Had OMSA’s arguments been accepted by the court it would have opened a pandora’s box of problems because there may be a number of parties who have an "interest" of different sorts in the cargo which would make the issue of liability and the proportion of any contribution exceptionally complex.
Consider the relationship between a shipper and its marine cargo insurer. While the insurer may be "on risk" vis a vie the insured, the insurer has no direct obligation to contribute in GA. Had OMSA's arguments been successful, relevant insurers would be directly liable to contribute subject to the policy wording.
OMSA's argument would also effectively turn on its head the long-established law with regards to the relationship between international sales contracts on “shipment terms” (eg. FOB, CIF and CFR) and international carriage contracts.
Consider a CFR sale. The CFR Seller is obliged to procure the carriage contract. That carriage contract may be evidenced in a bill of lading or a charterparty. It is typical in both, that the contracting party, as the shipper and typically the holder of the "title" to the cargo, will be liable to make contribution in GA in the event of a GA event and GA expenditure. The most common transfer of title provision in a sales contract would provide for title to pass at the discharge port as against the seller's production of the relevant shipping documents against the buyer's payment of the sales price. However, “risk" in the cargo, as between the seller and the buyer under the sales contract, passes to the buyer over the ship's rail at the load port (eg. assume INCOTERMS 2000 applied). Now consider that a GA event occurred during the ocean transit and the ocean carrier exercised a contractual lien over the cargo at the discharge port and refused to release the cargo until someone put up an average bond or guarantee.

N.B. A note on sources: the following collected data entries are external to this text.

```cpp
constexpr uint32_t kFind3Tile = 2048;
constexpr uint32_t kFind3Deep = 255;
constexpr uint32_t kLeft3Wave = 2080 + 4096 + 1024 + 256 + 288;
constexpr uint32_t kFind3Wave = 2064 + 4096 + 1024 + 256;
struct Find3Dev {
    const uint32_t *h1, *h2;
    const uint32_t *h3c;
    uint32_t h1_bytes, h2_bytes, h3c_bytes, h3c_dir, h3c_val, C;
};
struct Find3Args {
    const uint8_t *ann;
    uint32_t ntiles;
    uint32_t n1k;
    const unsigned long long *bin_off;
    const uint4 *binned;
    const uint32_t *entry_in;
    uint32_t *exit_out;
    uint32_t force_pos;
    unsigned long long pos_base;
    uint32_t off_wave;
    uint32_t count_only;
    unsigned long long *result;
    unsigned long long *tile_cnt;
    const unsigned long long *tile_off;
    void *out;
    uint32_t f16;
    uint32_t first_start;
    uint32_t last_start;
    uint32_t *last_sel;
    unsigned int *flag;
    const uint32_t *ctl;
    uint32_t chunk_cap;
    unsigned long long rec_limit;
};
__device__ __forceinline__ bool find3_detect_usable(const Find3Args &a) {
    return a.ctl[0] <= a.chunk_cap && a.ctl[1] == 0u && a.bin_off[a.n1k] <= a.rec_limit;
}
uint32_t find3_lds_bytes(const Find3Dev &dev, bool tally);
hipError_t launch_find3_select(const Find3Dev &dev, const Find3Args &a, bool has_len1, bool tally, uint32_t blocks, hipStream_t stream);
hipError_t launch_find3_emit(const Find3Dev &dev, const Find3Args &a, bool has_len1, uint32_t blocks, hipStream_t stream);
hipError_t launch_left3_emit(const Find3Dev &dev, const Find3Args &a, bool has_len1, uint32_t blocks, hipStream_t stream);
hipError_t launch_find3_tail(const Find3Args &a, bool has_len1, uint32_t blocks, hipStream_t stream);
uint32_t left3_lds_bytes(const Find3Dev &dev, bool tally);
hipError_t launch_left3_tail(const Find3Args &a, bool has_len1, uint32_t blocks, hipStream_t stream);
hipError_t launch_left3_select(const Find3Dev &dev, const Find3Args &a, bool has_len1, bool tally, uint32_t blocks, hipStream_t stream);

struct PfxDev {
    const uint32_t *bloom;
    const uint16_t *cnt1;
    const uint16_t *disp;
    const uint4 *slots;
    const uint2 *wrec;
    const uint4 *slots_x;
    const uint4 *wrec_x;
    const uint32_t *hs1;
    const uint4 *slots_e;
    uint32_t G, has_len1, bloom_words, buckets, n_slots, seed;
    uint32_t bloom_bytes, disp_bytes;
    uint32_t off_disp, off_cnt1, off_wave, wave_stride, lds_bytes, threads;
    uint32_t n_keys;
};
bool pfx_plan(PfxDev &d, uint32_t lds_limit);
hipError_t launch_pfx_scan(const PfxDev &dev, const GramArgs &a, bool exact, uint32_t blocks, hipStream_t stream);
hipError_t launch_pfx_probe(const PfxDev &dev, const uint8_t *hay, uint64_t len, unsigned int *out, hipStream_t stream);
struct Emit3Args;
hipError_t launch_pfx_emit_detect(const PfxDev &dev, const Emit3Args &a, uint32_t blocks, hipStream_t stream);

hipError_t launch_overlap_count(const DArrayDev &dev, const ScanArgs &a, bool heads, uint32_t blocks, hipStream_t stream);
hipError_t launch_char_overlap_count(const CharDev &dev, const ScanArgs &a, bool heads, uint32_t blocks, hipStream_t stream);
hipError_t launch_tier_scan(const TierDev &dev, const ScanArgs &a, int mode, bool heads, uint32_t blocks, uint32_t threads,
                            hipStream_t stream);
hipError_t launch_darray_scan(const DArrayDev &dev, const ScanArgs &a, int mode, bool heads, uint32_t blocks, uint32_t threads,
                              hipStream_t stream);
hipError_t launch_restart_scan(const DArrayDev &dev, const ScanArgs &a, int kmode, bool leftmost, unsigned long long *next_begin,
                               uint32_t blocks, uint32_t threads, hipStream_t stream);
hipError_t launch_char_scan(const CharDev &dev, const ScanArgs &a, int mode, bool heads, uint32_t blocks, uint32_t threads,
                            hipStream_t stream);
hipError_t launch_char_restart_scan(const CharDev &dev, const ScanArgs &a, int kmode, bool leftmost, unsigned long long *next_begin,
                                    uint32_t blocks, uint32_t threads, hipStream_t stream);
hipError_t launch_chain(const DArrayDev &dev, const ScanArgs &a, const ChainArgs &c, int pass, int kmode, bool leftmost,
                        unsigned long long *next_begin, uint32_t blocks, hipStream_t stream);
hipError_t launch_char_chain(const CharDev &dev, const ScanArgs &a, const ChainArgs &c, int pass, int kmode, bool leftmost,
                             unsigned long long *next_begin, uint32_t blocks, hipStream_t stream);
hipError_t launch_exclusive_scan(unsigned long long *v, uint64_t n, unsigned long long *total, unsigned long long *scratch, hipStream_t stream);
inline uint64_t exclusive_scan_scratch(uint64_t n) { return n / 2048 + 2; }

}
```

### daachorse_amd/csrc/gram4_kernels.hip

```cpp
#include <hip/hip_runtime.h>

#include <algorithm>
#include <cstdint>
#include <utility>

#include "device_tables.hpp"
#include "gram4_filter.hpp"

namespace daac {

namespace {

typedef uint32_t g4_u32x4_t __attribute__((ext_vector_type(4)));
constexpr uint32_t kList4 = 256;
constexpr uint32_t kProbePercent4 = 3;
typedef __attribute__((address_space(3))) const uint32_t lds4_cu32;
typedef __attribute__((address_space(3))) uint32_t lds4_u32;
typedef __attribute__((address_space(3))) const uint16_t lds4_cu16;
typedef __attribute__((address_space(3))) uint16_t lds4_u16;
typedef __attribute__((address_space(3))) const uint8_t lds4_cu8;
typedef __attribute__((address_space(3))) g4_u32x4_t lds4_u32x4;
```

The ocean carrier's carriage contract would be with the CFR seller, so the ocean carrier would typically seek to hold the seller liable to make contribution in GA under the carriage contract evidenced by the bill of lading. In practice, however, the ocean carrier could exercise a contractual lien over the cargo at the discharge port and refuse to release the cargo until someone put up an average bond or guarantee. In other words, the ocean carrier would not care who put up that security. However, if the buyer chose to breach its contract of sale and refused to accept delivery of the cargo at the discharge port and refused to put up any GA security, then the ocean carrier would simply turn to the CFR seller, as the party contractually bound under the bill of lading contract, to contribute in GA. The CFR seller could certainly sue the CFR buyer for breach of the sales contract, but that is a completely separate claim to the claim by the ocean carrier under the carriage contract.
On OMSA's argument, the CFR buyer should have been liable to the ocean carrier in GA if the GA event occurred after the buyer came "on risk" for the cargo, even though there was no contract between the two. If the sales contract was on CIF terms, OMSA’s argument would produce an even more illogical result, in that the parties liable to contribute in GA would be jointly and severally the seller, the buyer and the marine cargo insurer. Further, if there was a bank involved if payment was to be via letter of credit, they too would be liable in GA for their interest and "risk".
This case reinforces the position, that the "risk" of loss or damage to the goods as assumed in an international sales contract on shipment terms, does not equate to "risk" of liability to the ocean carrier for losses associated with the goods as carried.